Da läuft einer auf mich zu – so ist mein erster Eindruck, als ich aus dem Trubel der Fußgängerzone in Augsburg die Kirche St. Moritz betrete. Bei genauerem Hinsehen entdecke ich: Aus der Tiefe des langgestreckten, weißen Kirchenraums kommt mir in windumwehtem Gewand Christus entgegen. Die rechte Hand hat er zum Segen erhoben und die linke streckt er mir offen entgegen.

Die Moritzkirche in Augsburg wurde 2016 neu gestaltet. Hierbei rückte der englische Architekt John Pawson die Figur des „Christus Salavator“ von Georg Petel (1601/2-1634) ganz in den Vordergrund. Sie wird zum Zielpunkt, auf den der Besucher zuläuft. Die barocke Kirche St. Moritz war im Krieg stark zerstört und danach sehr uneinheitlich wiederaufgebaut worden. 

Petel lebt in der Zeit der Pest und Religionskriege. Es ist interessant, dass er hier nicht den Gekreuzigten, sondern den wiederkommenden, den auferstandenen Christus zeigt. Der Blick auf die Zeit nach dieser Erdenzeit steht im Mittelpunkt. Dieses Bildmotiv des wiederkommenden Christus findet sich eigentlich in der byzantinischen Kunst mit Christus als „Pantokrator“. In der westlichen Kirche wird das Motiv des „Christus Salvator“ ab dem Spätmittelalter populärer. Als figürliche Darstellung, die selbst in Bewegung ist, findet sich das Motiv äußerst selten. 

Der Christus Salvator aus St. Moritz ist dynamisch. Fast schon eilend bewegt sich Christus auf den Betrachter zu. Aus der Distanz des Eingangs erscheint er überlebensgroß. Es wirkt, als würde er im nächsten Moment die Stufen herabschreiten.
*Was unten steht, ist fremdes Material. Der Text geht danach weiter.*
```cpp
extern "C" int ga_wgrad(const ga_wgrad_desc* d, ga_stream_t stream) {
    GA_REQUIRE(d && d->Y && d->X && d->dW, "ga_wgrad: null operand");
    GA_REQUIRE(d->M > 0 && d->N > 0 && d->K > 0 && d->batch >= 1 && d->split_m >= 1, "ga_wgrad: bad shape");
    GA_REQUIRE(d->dtype == GA_F32 || d->dtype == GA_BF16, "ga_wgrad: bad dtype %d", d->dtype);
    const int epc = d->dtype == GA_BF16 ? 8 : 4;
    GA_REQUIRE(aligned16(d->Y) && aligned16(d->X), "ga_wgrad: operands must be 16-byte aligned");
    GA_REQUIRE(d->N % epc == 0 && d->ldy % epc == 0 && d->strideY % epc == 0, "ga_wgrad: N/ldy must be multiples of %d",
               epc);
    if (d->x_kind == GA_A_PLAIN) {
        GA_REQUIRE(d->ldx % epc == 0 && d->strideX % epc == 0 && d->ldx >= (d->K + epc - 1) / epc * epc,
                   "ga_wgrad: ldx must be a multiple of %d and cover K rounded up", epc);
    } else if (d->x_kind == GA_A_PATCH2) {
        GA_REQUIRE(d->x_C % epc == 0 && d->K == 4 * d->x_C, "ga_wgrad: PATCH2 needs K==4C");
    } else if (d->x_kind == GA_A_CONV3) {
        GA_REQUIRE(d->x_C % epc == 0 && d->K == 9 * d->x_C, "ga_wgrad: CONV3 needs K==9C");
    } else if (d->x_kind == GA_A_CONV3S2) {
        GA_REQUIRE(d->x_C % epc == 0 && d->K == 9 * d->x_C, "ga_wgrad: CONV3S2 needs K==9C");
    } else if (d->x_kind == GA_A_NEIGH2) {
        GA_REQUIRE(d->x_C % epc == 0 && d->K == 4 * d->x_C, "ga_wgrad: NEIGH2 needs K==4C");
    } else if (d->x_kind == GA_A_STEM4_NCHW) {
        GA_REQUIRE(d->x_C == 3 && d->K == 48, "ga_wgrad: STEM4 needs C=3,K=48");
    } else {
        GA_REQUIRE(false, "ga_wgrad: bad x_kind %d", d->x_kind);
    }
    hipStream_t s = reinterpret_cast<hipStream_t>(stream);
    if (d->x_kind == GA_A_CONV3 && ga_conv3_c64_wgrad_try(d, s)) return ga_check_launch("ga_wgrad");
    if (d->x_kind == GA_A_CONV3S2 && d->x_C == 64 && ga_conv3s2_c64_wgrad_try(d, s)) return ga_check_launch("ga_wgrad");
    if (d->x_kind == GA_A_CONV3S2 && d->x_C == 8 && ga_conv0_c8_wgrad_try(d, s)) return ga_check_launch("ga_wgrad");
    if (d->x_kind == GA_A_STEM4_NCHW && ga_stem4_wgrad_try(d, s)) return ga_check_launch("ga_wgrad");
    if (tn2_eligible(d)) {
        const bool p2 = d->x_kind == GA_A_PATCH2;
        static const bool attr_ok = hipFuncSetAttribute(reinterpret_cast<const void*>(gemm_tn2_kernel<false>),
                                                        hipFuncAttributeMaxDynamicSharedMemorySize, kTn2Smem) == hipSuccess &&
                                    hipFuncSetAttribute(reinterpret_cast<const void*>(gemm_tn2_kernel<true>),
                                                        hipFuncAttributeMaxDynamicSharedMemorySize, kTn2Smem) == hipSuccess;
        GA_REQUIRE(attr_ok, "ga_wgrad: cannot reserve %d bytes of LDS", kTn2Smem);
        int split;
        const size_t need = tn2_plan(d, &split);
        dim3 grid2(cdiv(d->N, 256) * cdiv(d->K, 256) * split, 1, d->batch), block2(kTn2Threads);
        float* part = (need && d->workspace && (size_t)d->ws_bytes >= need) ? reinterpret_cast<float*>(d->workspace) : nullptr;
        GA_REQUIRE(!part || aligned16(part), "ga_wgrad: workspace must be 16-byte aligned");
        const long nk = (long)d->N * d->K;
        if (p2) hipLaunchKernelGGL(gemm_tn2_kernel<true>, grid2, block2, kTn2Smem, s, *d, split, part);
        else hipLaunchKernelGGL(gemm_tn2_kernel<false>, grid2, block2, kTn2Smem, s, *d, split, part);
        if (part)
            hipLaunchKernelGGL(tn2_reduce_kernel, dim3((unsigned)std::min<long>(2048, cdiv(nk, 1024)), d->batch), dim3(256),
                               0, s, part, split, nk, d->K, d->alpha, d->dW, d->ldw, d->strideW);
        return ga_check_launch("ga_wgrad");
    }
    dim3 grid(cdiv(d->N, 128) * cdiv(d->K, 128) * d->split_m, 1, d->batch), block(kThreads);
    if (d->dtype == GA_BF16)
        hipLaunchKernelGGL(gemm_tn_kernel<bf16_t>, grid, block, 65536, s, *d);
    else
        hipLaunchKernelGGL(gemm_tn_kernel<float>, grid, block, 65536, s, *d);
    return ga_check_launch("ga_wgrad");
}

extern "C" size_t ga_wgrad_workspace(const ga_wgrad_desc* d) {
    if (!d || d->M <= 0 || d->N <= 0 || d->K <= 0 || d->batch < 1) return 0;
    if (d->x_kind == GA_A_CONV3 || (d->x_kind == GA_A_CONV3S2 && (d->x_C == 64 || d->x_C == 8))) return ga_conv3_c64_wgrad_workspace(d);
    if (d->x_kind == GA_A_STEM4_NCHW) return ga_stem4_wgrad_workspace(d);
    if (!tn2_eligible(d)) return 0;
    int split;
    return tn2_plan(d, &split);
}
```

Measured before the change: 10880 images/sec.

## Plan ragged wgrad tiles with per-class split-M and tile-local partial buffers

Reworks the tn2 weight-gradient GEMM planner so that ragged edge tiles (half-empty in K or N) form separate classes with their own cost-weighted split-M factor. A binary search balances workgroups against the CU budget. Partials are now stored per workgroup in 256x256 slots, optionally in raw accumulator fragment order to skip scattered stores. The reduce kernel is rewritten to map slots back to dW. Wave roles can be permuted on ragged tiles to balance work. This adds planner complexity and a larger workspace (full slots per workgroup).

```diff
diff --git a/imagenet-models_amd/_lib.py b/imagenet-models_amd/_lib.py
--- a/imagenet-models_amd/_lib.py
+++ b/imagenet-models_amd/_lib.py
@@ -279,7 +279,7 @@
     s = buf.value.decode(errors='replace')
     host = sorted(k for k in os.environ if k.startswith(('GAEXT_', 'GA_FUSED_MLP')) and k != 'GAEXT_LIB')
     known = {'GAEXT_ASYNC_WGRAD', 'GAEXT_FWD_SPLIT', 'GAEXT_PAR_BRANCH', 'GAEXT_FWD_SKEW', 'GAEXT_FUSE_DP', 'GAEXT_HEAD_STREAMS',
-             'GA_FUSED_MLP', 'GAEXT_SMALL_SINGLE', 'GAEXT_SYNC_DEBUG', 'GAEXT_MLP_WG1'}
+             'GA_FUSED_MLP', 'GAEXT_SMALL_SINGLE', 'GAEXT_SYNC_DEBUG', 'GAEXT_MLP_WG1', 'GAEXT_TN2_RAGGED', 'GAEXT_TN2_PART_ACC'}
     for k in host:
         if k in known:
             s += f' host:{k}={os.environ[k]}'
diff --git a/imagenet-models_amd/csrc/gemm.hip b/imagenet-models_amd/csrc/gemm.hip
--- a/imagenet-models_amd/csrc/gemm.hip
+++ b/imagenet-models_amd/csrc/gemm.hip
@@ -1577,26 +1577,50 @@
 }
 
 constexpr int kTn2Threads = 512, kTn2Stage = 32768, kTn2Smem = 4 * kTn2Stage;
+constexpr int kTn2Slot = 256 * 256;
+
+struct Tn2Cls { int wg0, tiles, split, per; };
+struct Tn2Plan {
+    Tn2Cls c[4];
+    int nwg;
+    int rk, rn;
+    int roles;
+    int part_acc;
+};
 
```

Bei näherem Zugehen auf die Figur entdecke ich: Sie trägt die Blessuren der Jahrhunderte noch alle an sich. Es ist nicht der unberührte Christus der Herrlichkeit, sondern der menschennahe Auferstandene, der im Alltag begegnet. Wirkt der Christus Salvator aus der Distanz noch überlebensgroß, so wird er bei der Annäherung immer kleiner. Tatsächlich ist die Figur mit 1,80 Metern lebensgroß gestaltet. 
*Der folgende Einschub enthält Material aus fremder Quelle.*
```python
def run():
    import torch
    from tavsr import ops
    for name, H, W, Cc in LAYERS:
        M, K = N_IMG * H * W, 9 * Cc
        x = torch.randn(M, Cc, device="cuda")
        w = torch.randn(Cc, K, device="cuda") / K ** 0.5
        dz = torch.randn(M, Cc, device="cuda")
        z = torch.empty(M, Cc, device="cuda")
        dw = torch.empty(Cc, K, device="cuda")
        for f in FLAGS:
            for _ in range(2):
                ops.gemm(M, Cc, K, x, Cc, w, K, z, Cc, conv=(1, H, W, Cc, 1, 9, f))
        for f in FLAGS:
            for _ in range(2):
                ops.gemm(Cc, K, M, dz, Cc, x, Cc, dw, K, a_kmajor=True, b_kmajor=True, conv=(2, H, W, Cc, 1, 9, f))
        torch.cuda.synchronize()


def summarise(path):
    rows = defaultdict(dict)
    names = {}
    with open(path) as f:
        for r in csv.DictReader(f):
            if "gemm_glds_kernel" not in r["Kernel_Name"]:
                continue
            d = int(r["Dispatch_Id"])
            rows[d][r["Counter_Name"]] = rows[d].get(r["Counter_Name"], 0.0) + float(r["Counter_Value"])
            names[d] = r["Kernel_Name"]
# ... 21 lines not shown
```

tailored-avsr_amd/csrc/gemm.hip:

```cpp
#include <algorithm>
#include <type_traits>
#include <vector>

#include <cstdlib>
#include "common.h"

namespace tavsr {

typedef float f32x16 __attribute__((ext_vector_type(16)));

struct GemmArgs {
  tavsr_gemm_desc d;
  int kchunk;
  int nsplit;
  int tiles_m, tiles_n;
  int vec_epi;
  int zmap;
};

template <int V>
__global__ __launch_bounds__(256) void splitk_epilogue_kernel(const GemmArgs args) {
  const tavsr_gemm_desc& d = args.d;
  const int64_t mn = (int64_t)d.M * d.N;
  const int nbatch = d.nb1 * d.nb2;
  const int64_t i = ((int64_t)blockIdx.x * 256 + threadIdx.x) * V;
  const int z = blockIdx.y, z1 = z / d.nb2, z2 = z % d.nb2;
  if (d.a_rowsum && z == 0 && i < d.M) {
    const float* rs = d.ws + (int64_t)args.nsplit * nbatch * mn;
    for (int q = 0; q < V && i + q < d.M; ++q) {
      float v = 0.f;
      for (int s = 0; s < args.nsplit; ++s) v += rs[(int64_t)s * d.M + i + q];
      d.a_rowsum[i + q] = d.alpha * v;
// ... 128 lines not shown
template <int ROWS, int BK, bool KMAJOR>
__device__ __forceinline__ void read_frag(const float* __restrict__ s, int row, int g, int lk, float (&f)[4]) {
  using T = Tile<ROWS, BK, KMAJOR>;
  if (KMAJOR) {
    const float* p = s + (g * 8 + 4 * lk) * T::LD + row;
#pragma unroll
    for (int j = 0; j < 4; ++j) f[j] = p[j * T::LD];
  } else {
    const float4 v = *reinterpret_cast<const float4*>(s + row * T::LD + g * 8 + 4 * lk);
    f[0] = v.x; f[1] = v.y; f[2] = v.z; f[3] = v.w;
  }
}

struct PosMajor {
  int n, H, W;
  int uni, base, rp;
  __host__ __device__ __forceinline__ void pos(int v, int& y, int& x) const {
    const int Hi = H > 2 ? H - 2 : 0, Wi = W > 2 ? W - 2 : 0, Hb = H - Hi, Wb = W - Wi;
    int u = v;
    if (u < Hi * Wi) { y = u / Wi + 1; x = u % Wi + 1; return; }
    u -= Hi * Wi;
    if (u < Hi * Wb) { y = u / Wb + 1; x = (u % Wb) ? W - 1 : 0; return; }
    u -= Hi * Wb;
    if (u < Hb * Wi) { y = (u / Wi) ? H - 1 : 0; x = u % Wi + 1; return; }
    u -= Hb * Wi;
    y = (u / Wb) ? H - 1 : 0;
    x = (u % Wb) ? W - 1 : 0;
  }
  __host__ __device__ __forceinline__ uint32_t taps(int y, int x) const {
    uint32_t mk = 0;
#pragma unroll
    for (int tap = 0; tap < 9; ++tap)
      mk |= (uint32_t)((unsigned)(y + tap / 3 - 1) < (unsigned)H && (unsigned)(x + tap % 3 - 1) < (unsigned)W) << tap;
    return mk;
  }
  __device__ __forceinline__ int row(int r) const {
    if (uni) return (r - base) * (H * W) + rp;
    const int v = r / n;
    int y, x;
    pos(v, y, x);
    return (r - v * n) * (H * W) + y * W + x;
  }
};

constexpr int kOrdRuns = 80;
struct TileOrder {
  int nruns;
  int start[kOrdRuns];
// ... 14 lines not shown
  }
  const int s = s0 + (uniform ? (j & 7) : j / tiles_n);
  nt = uniform ? (j >> 3) : j % tiles_n;
  int r = r0;
  while (r + 1 < o.nruns && o.cum[r + 1] <= s) ++r;
  mt = o.start[r] + s - o.cum[r];
}

__host__ __device__ inline int dw_tile_order(int q, int tiles_m, int tiles_n, int H, int W) {
  if (tiles_n % 9 != 0) return q;
  const int tpt = tiles_n / 9, per = tiles_m * tpt;
  const int rank = q / per, rem = q - rank * per;
  const unsigned long long taps = (H - 1) * W >= H * (W - 1) ? 0x862053714ull : 0x862071534ull;
  const int tap = (int)((taps >> (4 * rank)) & 15);
  return (rem / tpt) * tiles_n + tap * tpt + rem % tpt;
}

template <int TM, int TN, bool PM = false>
__device__ __forceinline__ void finish_tile(const tavsr_gemm_desc& d, int nsplit, f32x16 (&acc)[TM][TN],
                                            float (&asum)[TM], bool want_rowsum, int m0, int n0, int wm, int wn, int lr,
                                            int lk, int z1, int z2, int64_t coff, int zidx, const float* bias_pre = nullptr,
                                            const PosMajor* pm = nullptr) {
  if (want_rowsum) {
#pragma unroll
    for (int i = 0; i < TM; ++i) asum[i] += __shfl_xor(asum[i], 32, 64);
  }

  if (nsplit > 1) {
    const int64_t mn = (int64_t)d.M * d.N;
    const int nbatch = gridDim.y;
// ... 346 lines not shown
}

#ifdef TAVSR_GEMM_TRACE
constexpr int kTraceMax = 1 << 15;
__device__ unsigned long long g_trace[kTraceMax][6];
__device__ unsigned int g_trace_n;
#define TAVSR_TRACE_DECL unsigned long long tr_t[4], tr_c[4]; tr_t[0] = wall_clock64(); tr_t[1] = tr_t[0]; tr_c[1] = tr_c[2] = 0;
#define TAVSR_TRACE_AT(i) { tr_t[i] = wall_clock64(); tr_c[i] = __builtin_readcyclecounter(); }
#else
#define TAVSR_TRACE_DECL
#define TAVSR_TRACE_AT(i)
#endif

template <int BM, int BN, int WM, int WN, int S, bool AK, bool BKM, int KW = 1, int CONV = 0, bool PM = false>
__device__ __forceinline__ void glds_tile(const tavsr_gemm_desc& d, int kchunk, int nsplit, int tiles_n, int bid, bool vec_epi,
                                          int zidx) {
  constexpr int BK = 32, NG = BK / 8;
  static_assert(NG % KW == 0, "k-groups must divide over the wave sets");
  constexpr int NT = WM * WN * KW * 64;
  constexpr int TM = BM / WM / 32, TN = BN / WN / 32;
  using LA = GLoader<BM, AK, NT>;
  using LB = GLoader<BN, BKM, NT>;
  constexpr int ASZ = BM * BK, STAGE = (BM + BN) * BK;
  constexpr int NR4A = BM * BK / NT, NR4B = BN * BK / NT;
  constexpr int G = (CONV == 4 ? NR4A : LA::NR) + (CONV == 5 ? NR4B : LB::NR);
  static_assert((S - 2) * G <= 63, "vmcnt field");
  static_assert(!PM || (KW == 1 && ((CONV == 1 && !AK) || (CONV == 2 && AK && BKM))), "position-major order: the 3x3 convolution's GEMMs");
  __shared__ __attribute__((aligned(1024))) float smem[S * STAGE];

  const int tid = threadIdx.x;
  const int lane = tid & 63;
// ... 16 lines not shown
#pragma unroll
    for (int j = 0; j < TN; ++j)
#pragma unroll
      for (int r = 0; r < 16; ++r) acc[i][j][r] = 0.f;
  float asum[TM];
#pragma unroll
  for (int i = 0; i < TM; ++i) asum[i] = 0.f;
  const bool want_rowsum = d.a_rowsum != nullptr && n0 == (PM && CONV == 2 ? 4 * d.conv_C : 0) && wn == 0;
  float bpre[TN];
#pragma unroll
  for (int j = 0; j < TN; ++j) {
    const int n = n0 + wn * TN * 32 + j * 32 + lr;
    bpre[j] = (d.bias && nsplit == 1 && n < d.N) ? d.bias[n] : 0.f;
  }

  const int kbeg = zidx * kchunk;
  const int kend = min(d.K, kbeg + kchunk);
  int nk = CONV == 3 ? (kend - kbeg + BK - 1) / BK : (kend - kbeg) / BK;
  const int64_t kstepA = AK ? (int64_t)BK * d.lda : BK;
  const int64_t kstepB = BKM ? (int64_t)BK * d.ldb : BK;
  int64_t offA[LA::NR], offB[LB::NR];
  LA::offsets(d.lda, m0, d.M, tid, offA);
  LB::offsets(d.ldb, n0, d.N, tid, offB);
  const float* Ak = A + (AK ? (int64_t)kbeg * d.lda : kbeg);
  const float* Bk = B + (BKM ? (int64_t)kbeg * d.ldb : kbeg);
  uint32_t cmask[LA::NR];
  const int cs = d.conv_stride > 1 ? d.conv_stride : 1;
  const bool c9 = d.conv_taps != 1;
  const int cp0 = (CONV == 1 || CONV == 2) && d.conv_taps == 90 ? 1 : 0;
  const int cHo = CONV ? (d.conv_H - 1 - 2 * cp0) / cs + 1 : 1, cWo = CONV ? (d.conv_W - 1 - 2 * cp0) / cs + 1 : 1;
  PosMajor pm{};
  uint32_t pm_taps = 0;
  int pm_tap = 0, pm_cb = 0;
  if (PM && CONV == 1) {
    pm.H = d.conv_H; pm.W = d.conv_W;
    pm.n = d.M / (d.conv_H * d.conv_W);
    const int vlo = m0 / pm.n, vhi = min(m0 + BM - 1, d.M - 1) / pm.n;
    for (int v = vlo; v <= vhi; ++v) {
      int y, x;
      pm.pos(v, y, x);
      pm_taps |= pm.taps(y, x);
      pm.rp = y * d.conv_W + x;
    }
    pm.uni = vlo == vhi;
    pm.base = vlo * pm.n;
    nk = 0;
    for (int tap = 0; tap < 9; ++tap) {
      const int lo = max(kbeg, tap * d.conv_C), hi = min(kend, (tap + 1) * d.conv_C);
      if (((pm_taps >> tap) & 1u) && hi > lo) nk += (hi - lo) / BK;
    }
    pm_tap = kbeg / d.conv_C;
    pm_cb = (kbeg - pm_tap * d.conv_C) / BK;
    if (!((pm_taps >> pm_tap) & 1u)) {
      const uint32_t up = pm_taps >> (pm_tap + 1) << (pm_tap + 1);
      pm_tap = up ? __builtin_ctz(up) : 9;
      pm_cb = 0;
    }
#pragma unroll
    for (int i = 0; i < LA::NR; ++i) {
      const int q = i * NT + tid, row = q >> 3;
      const int r = min(m0 + row, d.M - 1);
      int y, x, img;
      if (pm.uni) {
        y = pm.rp / d.conv_W; x = pm.rp - y * d.conv_W; img = r - pm.base;
      } else {
        const int v = r / pm.n;
        pm.pos(v, y, x);
        img = r - v * pm.n;
      }
      offA[i] = ((int64_t)img * (d.conv_H * d.conv_W) + y * d.conv_W + x) * d.lda + ((q & 7) ^ ((row >> 1) & 7)) * 4;
      cmask[i] = pm.taps(y, x);
    }
  } else if (CONV == 1) {
#pragma unroll
    for (int i = 0; i < LA::NR; ++i) {
      const int m = min(m0 + ((i * NT + tid) >> 3), d.M - 1);
      const int x = (m % cWo) * cs + cp0, y = ((m / cWo) % cHo) * cs + cp0;
      if (cs > 1 || cp0) offA[i] += ((int64_t)((m / (cWo * cHo)) * d.conv_H + y) * d.conv_W + x - m) * d.conv_C;
      uint32_t mk = 0;
#pragma unroll
      for (int tap = 0; tap < 9; ++tap)
        mk |= (uint32_t)((unsigned)(y + tap / 3 - 1) < (unsigned)d.conv_H && (unsigned)(x + tap % 3 - 1) < (unsigned)d.conv_W) << tap;
      cmask[i] = c9 ? mk : 1u;
    }
  }
// ... 78 lines not shown
    c2_cb = n0 - tap * d.conv_C;
    c2_dy = c9 ? tap / 3 - 1 : 0;
    c2_dx = c9 ? tap % 3 - 1 : 0;
    c2_tapoff = c2_dy * d.conv_W + c2_dx;
#pragma unroll
    for (int i = 0; i < LB::NR; ++i) {
      const int m = kbeg + (i * NT + tid) / (BN / 4);
      const int t = m / cWo;
      c2_ox[i] = m - t * cWo;
      c2_img[i] = t / cHo;
      c2_oy[i] = t - c2_img[i] * cHo;
    }
  }
  int p2_n = 1, p2_i0 = 0, p2_v = 0, p2_img = 0, p2_x = 0, p2_y = 0;
  auto p2_ok = [&](int y, int x) {
    return (unsigned)(y + c2_dy) < (unsigned)d.conv_H && (unsigned)(x + c2_dx) < (unsigned)d.conv_W;
  };
  auto p2_advance = [&]() {
    p2_img += BK;
    while (p2_img >= p2_n) {
      p2_img -= p2_n;
      ++p2_v;
      if (++p2_x == d.conv_W) { p2_x = 0; ++p2_y; }
    }
  };
  if (PM && CONV == 2) {
    const int P = d.conv_H * d.conv_W;
    p2_i0 = kbeg / P;
    p2_n = (kend - kbeg) / P;
#pragma unroll
    for (int i = 0; i < LA::NR; ++i) offA[i] -= (int64_t)((i * NT + tid) / (BM / 4)) * d.lda;
    if (p2_n % BK == 0) {
      nk = (p2_n / BK) * max(d.conv_H - abs(c2_dy), 0) * max(d.conv_W - abs(c2_dx), 0);
    } else {
      nk = 0;
      int prev = 0, y = 0, x = 0;
      for (int v = 0; v < P; ++v) {
        if (p2_ok(y, x)) {
          const int s_lo = max(v * p2_n / BK, prev), s_hi = ((v + 1) * p2_n - 1) / BK + 1;
          if (s_hi > s_lo) { nk += s_hi - s_lo; prev = s_hi; }
        }
        if (++x == d.conv_W) { x = 0; ++y; }
      }
    }
  }
  int kofsA[LA::NR], kofsB[LB::NR];
  if (CONV == 3) {
#pragma unroll
    for (int i = 0; i < LA::NR; ++i) {
      const int q = i * NT + tid;
      kofsA[i] = AK ? q / (BM / 4) : ((q & 7) ^ (((q >> 3) >> 1) & 7)) * 4;
    }
#pragma unroll
    for (int i = 0; i < LB::NR; ++i) {
      const int q = i * NT + tid;
      kofsB[i] = BKM ? q / (BN / 4) : ((q & 7) ^ (((q >> 3) >> 1) & 7)) * 4;
    }
  }
  auto issue = [&](int kt, int st) {
    if (PM && CONV == 2) {
      for (;;) {
        bool any = false;
        int end = p2_img + BK, y = p2_y, x = p2_x;
        for (;;) {
          any |= p2_ok(y, x);
          if (end <= p2_n) break;
          end -= p2_n;
          if (++x == d.conv_W) { x = 0; ++y; }
        }
        if (any) break;
        p2_advance();
      }
      const int P = d.conv_H * d.conv_W;
      auto locate = [&](int kl, int& y, int& x) {
        int img = p2_img + kl, v = p2_v;
        y = p2_y; x = p2_x;
        while (img >= p2_n) {
          img -= p2_n;
          ++v;
          if (++x == d.conv_W) { x = 0; ++y; }
        }
        return (int64_t)(p2_i0 + img) * P + v;
      };
#pragma unroll
      for (int i = 0; i < LA::NR; ++i) {
        int y, x;
        const int64_t pix = locate((i * NT + tid) / (BM / 4), y, x);
        __builtin_amdgcn_global_load_lds((glb_float*)(A + pix * d.lda + offA[i]), (lds_float*)(smem + st * STAGE + (i * NT + wave * 64) * 4), 16, 0, 0);
      }
#pragma unroll
      for (int i = 0; i < LB::NR; ++i) {
        const int r = (((i * NT + tid) % (BN / 4)) * 4);
        int y, x;
        const int64_t pix = locate((i * NT + tid) / (BN / 4), y, x);
        const float* src = p2_ok(y, x) ? B + (pix + c2_tapoff) * d.conv_C + c2_cb + r : d.conv_zero;
        __builtin_amdgcn_global_load_lds((glb_float*)src, (lds_float*)(smem + st * STAGE + ASZ + (i * NT + wave * 64) * 4), 16, 0, 0);
      }
      p2_advance();
      return;
    }
    int kpm = 0, kpm_tap = 0;
    if (PM) {
      kpm_tap = pm_tap;
      kpm = pm_tap * d.conv_C + pm_cb * BK;
      const int wrap = (pm_cb + 1) * BK >= d.conv_C;
      const uint32_t up = pm_taps >> (pm_tap + 1) << (pm_tap + 1);
      pm_cb = wrap ? 0 : pm_cb + 1;
      pm_tap = !wrap ? pm_tap : up ? __builtin_ctz(up) : 9;
    }
// ... 252 lines not shown
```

Das Bild „Christus salvator“ von Georg Petel ist ein besonderes Osterbild. Es zeigt nicht die Auferstehung und auch keine Begegnung mit einem Jünger oder den Frauen am Grab. Eigentlich zeigt es gar kein biblisches Motiv. Diese Skulptur spannt in ihrer ganzen Dynamik einen weiten Bogen über die Zeiten bis in die Gegenwart und zugleich auch in die Zukunft. An den Wundmalen ist der „Christus salvator“ als Auferstandener zu erkennen, als Figur in der Kirche St. Moritz läuft er in die aktuelle Begegnung mit dem Besucher hinein und als Entgegenkommender verweist er auf die Wiederkunft Christi am Ende der Zeit.

Mich fasziniert diese Darstellung. Sie zeigt, dass Auferstehung nicht ein Ereignis in der Zeit vor 2000 Jahren ist, sondern dass sie eigentlich immer weitergeht. Der Auferstandene läuft auf mich und auf alle mitten in der Zeit zu. Er hält sich nicht fern, sondern ist in der Zeit und in der Welt. Und der optische Effekt, dass seine Proportionen immer menschlicher werden, je näher ich auf ihn zugehe, vertreibt in mir jede ängstliche Distanz. Je näher ich auf Christus zugehe, je näher er auf mich zukommt, um so natürlicher wird die Begegnung.

Ich finde: ein hoffnungsvoller Ausblick, weit über die Ostertage hinaus.